**Try it**: Each record below must be written out exactly as given.
:::::
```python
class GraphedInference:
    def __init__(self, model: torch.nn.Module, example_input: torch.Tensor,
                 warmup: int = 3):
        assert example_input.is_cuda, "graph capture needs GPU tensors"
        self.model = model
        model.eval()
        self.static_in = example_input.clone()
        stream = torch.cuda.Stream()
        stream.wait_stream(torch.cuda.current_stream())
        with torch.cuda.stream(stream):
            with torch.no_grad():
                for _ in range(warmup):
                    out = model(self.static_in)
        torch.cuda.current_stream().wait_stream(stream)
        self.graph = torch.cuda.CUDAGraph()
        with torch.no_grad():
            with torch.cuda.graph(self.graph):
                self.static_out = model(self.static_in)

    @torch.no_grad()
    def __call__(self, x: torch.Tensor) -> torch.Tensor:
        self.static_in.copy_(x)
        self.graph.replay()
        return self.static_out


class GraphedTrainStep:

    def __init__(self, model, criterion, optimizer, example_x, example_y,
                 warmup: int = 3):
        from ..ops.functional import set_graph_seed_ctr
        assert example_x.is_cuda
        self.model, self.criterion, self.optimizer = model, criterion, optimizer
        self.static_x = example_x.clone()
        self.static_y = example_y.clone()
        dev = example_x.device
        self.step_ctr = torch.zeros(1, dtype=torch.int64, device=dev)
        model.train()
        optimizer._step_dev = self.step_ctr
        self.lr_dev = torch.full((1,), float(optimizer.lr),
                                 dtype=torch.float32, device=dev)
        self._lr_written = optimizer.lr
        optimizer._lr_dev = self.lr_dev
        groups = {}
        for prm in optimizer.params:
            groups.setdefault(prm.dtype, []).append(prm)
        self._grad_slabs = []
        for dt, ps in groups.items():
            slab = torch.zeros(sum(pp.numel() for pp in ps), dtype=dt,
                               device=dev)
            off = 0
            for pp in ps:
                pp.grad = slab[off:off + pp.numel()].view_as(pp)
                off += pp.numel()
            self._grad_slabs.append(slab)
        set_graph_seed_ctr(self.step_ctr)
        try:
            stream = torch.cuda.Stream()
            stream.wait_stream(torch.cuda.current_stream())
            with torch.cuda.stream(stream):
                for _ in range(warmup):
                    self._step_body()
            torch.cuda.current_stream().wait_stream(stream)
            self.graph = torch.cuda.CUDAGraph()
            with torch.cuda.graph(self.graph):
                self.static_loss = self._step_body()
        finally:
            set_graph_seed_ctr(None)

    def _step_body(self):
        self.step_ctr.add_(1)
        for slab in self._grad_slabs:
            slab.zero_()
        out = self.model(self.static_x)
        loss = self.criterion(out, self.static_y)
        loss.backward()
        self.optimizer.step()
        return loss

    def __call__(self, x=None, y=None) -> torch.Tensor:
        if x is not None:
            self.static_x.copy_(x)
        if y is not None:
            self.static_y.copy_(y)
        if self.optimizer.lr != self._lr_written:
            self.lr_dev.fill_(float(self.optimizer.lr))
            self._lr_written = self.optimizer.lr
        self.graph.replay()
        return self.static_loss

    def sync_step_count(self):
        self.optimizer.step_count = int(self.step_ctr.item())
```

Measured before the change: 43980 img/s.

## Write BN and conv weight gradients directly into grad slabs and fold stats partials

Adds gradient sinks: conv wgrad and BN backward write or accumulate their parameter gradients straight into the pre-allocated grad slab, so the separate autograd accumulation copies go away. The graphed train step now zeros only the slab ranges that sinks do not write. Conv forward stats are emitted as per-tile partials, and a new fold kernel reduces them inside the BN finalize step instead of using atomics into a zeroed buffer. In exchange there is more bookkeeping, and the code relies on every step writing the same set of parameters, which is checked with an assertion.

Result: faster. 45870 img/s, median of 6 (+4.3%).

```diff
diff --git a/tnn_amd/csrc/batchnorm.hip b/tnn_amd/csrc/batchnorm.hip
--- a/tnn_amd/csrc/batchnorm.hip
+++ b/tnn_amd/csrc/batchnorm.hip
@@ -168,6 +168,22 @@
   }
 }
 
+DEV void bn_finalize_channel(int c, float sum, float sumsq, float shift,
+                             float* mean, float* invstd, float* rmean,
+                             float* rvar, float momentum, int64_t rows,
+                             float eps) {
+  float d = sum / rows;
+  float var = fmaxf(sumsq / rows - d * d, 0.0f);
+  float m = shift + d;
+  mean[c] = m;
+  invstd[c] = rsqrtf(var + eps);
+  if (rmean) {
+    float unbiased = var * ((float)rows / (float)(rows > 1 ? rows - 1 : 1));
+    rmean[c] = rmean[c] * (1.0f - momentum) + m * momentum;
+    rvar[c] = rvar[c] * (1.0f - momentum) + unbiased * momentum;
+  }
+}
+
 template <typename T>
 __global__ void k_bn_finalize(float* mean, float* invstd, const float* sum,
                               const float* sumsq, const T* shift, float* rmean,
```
:::::
**Response box**:
```python
class GraphedInference:
    def __init__(self, model: torch.nn.Module, example_input: torch.Tensor,
                 warmup: int = 3):
        assert example_input.is_cuda, "graph capture needs GPU tensors"
        self.model = model
        model.eval()
        self.static_in = example_input.clone()
        stream = torch.cuda.Stream()
        stream.wait_stream(torch.cuda.current_stream())
        with torch.cuda.stream(stream):
            with torch.no_grad():
                for _ in range(warmup):
                    out = model(self.static_in)
        torch.cuda.current_stream().wait_stream(stream)
        self.graph = torch.cuda.CUDAGraph()
        with torch.no_grad():
            with torch.cuda.graph(self.graph):
                self.static_out = model(self.static_in)

    @torch.no_grad()
    def __call__(self, x: torch.Tensor) -> torch.Tensor:
        self.static_in.copy_(x)
        self.graph.replay()
        return self.static_out


class GraphedTrainStep:

    def __init__(self, model, criterion, optimizer, example_x, example_y,
                 warmup: int = 3):
        from ..ops.functional import set_graph_seed_ctr
        assert example_x.is_cuda
        self.model, self.criterion, self.optimizer = model, criterion, optimizer
        self.static_x = example_x.clone()
        self.static_y = example_y.clone()
        dev = example_x.device
        self.step_ctr = torch.zeros(1, dtype=torch.int64, device=dev)
        model.train()
        optimizer._step_dev = self.step_ctr
        self.lr_dev = torch.full((1,), float(optimizer.lr),
                                 dtype=torch.float32, device=dev)
        self._lr_written = optimizer.lr
        optimizer._lr_dev = self.lr_dev
        groups = {}
        for prm in optimizer.params:
            groups.setdefault(prm.dtype, []).append(prm)
        self._grad_slabs = []
        for dt, ps in groups.items():
            slab = torch.zeros(sum(pp.numel() for pp in ps), dtype=dt,
                               device=dev)
            off = 0
            for pp in ps:
                pp.grad = slab[off:off + pp.numel()].view_as(pp)
                off += pp.numel()
            self._grad_slabs.append(slab)
        set_graph_seed_ctr(self.step_ctr)
        try:
            stream = torch.cuda.Stream()
            stream.wait_stream(torch.cuda.current_stream())
            with torch.cuda.stream(stream):
                for _ in range(warmup):
                    self._step_body()
            torch.cuda.current_stream().wait_stream(stream)
            self.graph = torch.cuda.CUDAGraph()
            with torch.cuda.graph(self.graph):
                self.static_loss = self._step_body()
        finally:
            set_graph_seed_ctr(None)

    def _step_body(self):
        self.step_ctr.add_(1)
        for slab in self._grad_slabs:
            slab.zero_()
        out = self.model(self.static_x)
        loss = self.criterion(out, self.static_y)
        loss.backward()
        self.optimizer.step()
        return loss

    def __call__(self, x=None, y=None) -> torch.Tensor:
        if x is not None:
            self.static_x.copy_(x)
        if y is not None:
            self.static_y.copy_(y)
        if self.optimizer.lr != self._lr_written:
            self.lr_dev.fill_(float(self.optimizer.lr))
            self._lr_written = self.optimizer.lr
        self.graph.replay()
        return self.static_loss

    def sync_step_count(self):
        self.optimizer.step_count = int(self.step_ctr.item())
```

Measured before the change: 43980 img/s.

## Write BN and conv weight gradients directly into grad slabs and fold stats partials

Adds gradient sinks: conv wgrad and BN backward write or accumulate their parameter gradients straight into the pre-allocated grad slab, so the separate autograd accumulation copies go away. The graphed train step now zeros only the slab ranges that sinks do not write. Conv forward stats are emitted as per-tile partials, and a new fold kernel reduces them inside the BN finalize step instead of using atomics into a zeroed buffer. In exchange there is more bookkeeping, and the code relies on every step writing the same set of parameters, which is checked with an assertion.

Result: faster. 45870 img/s, median of 6 (+4.3%).

```diff
diff --git a/tnn_amd/csrc/batchnorm.hip b/tnn_amd/csrc/batchnorm.hip
--- a/tnn_amd/csrc/batchnorm.hip
+++ b/tnn_amd/csrc/batchnorm.hip
@@ -168,6 +168,22 @@
   }
 }
 
+DEV void bn_finalize_channel(int c, float sum, float sumsq, float shift,
+                             float* mean, float* invstd, float* rmean,
+                             float* rvar, float momentum, int64_t rows,
+                             float eps) {
+  float d = sum / rows;
+  float var = fmaxf(sumsq / rows - d * d, 0.0f);
+  float m = shift + d;
+  mean[c] = m;
+  invstd[c] = rsqrtf(var + eps);
+  if (rmean) {
+    float unbiased = var * ((float)rows / (float)(rows > 1 ? rows - 1 : 1));
+    rmean[c] = rmean[c] * (1.0f - momentum) + m * momentum;
+    rvar[c] = rvar[c] * (1.0f - momentum) + unbiased * momentum;
+  }
+}
+
 template <typename T>
 __global__ void k_bn_finalize(float* mean, float* invstd, const float* sum,
                               const float* sumsq, const T* shift, float* rmean,
```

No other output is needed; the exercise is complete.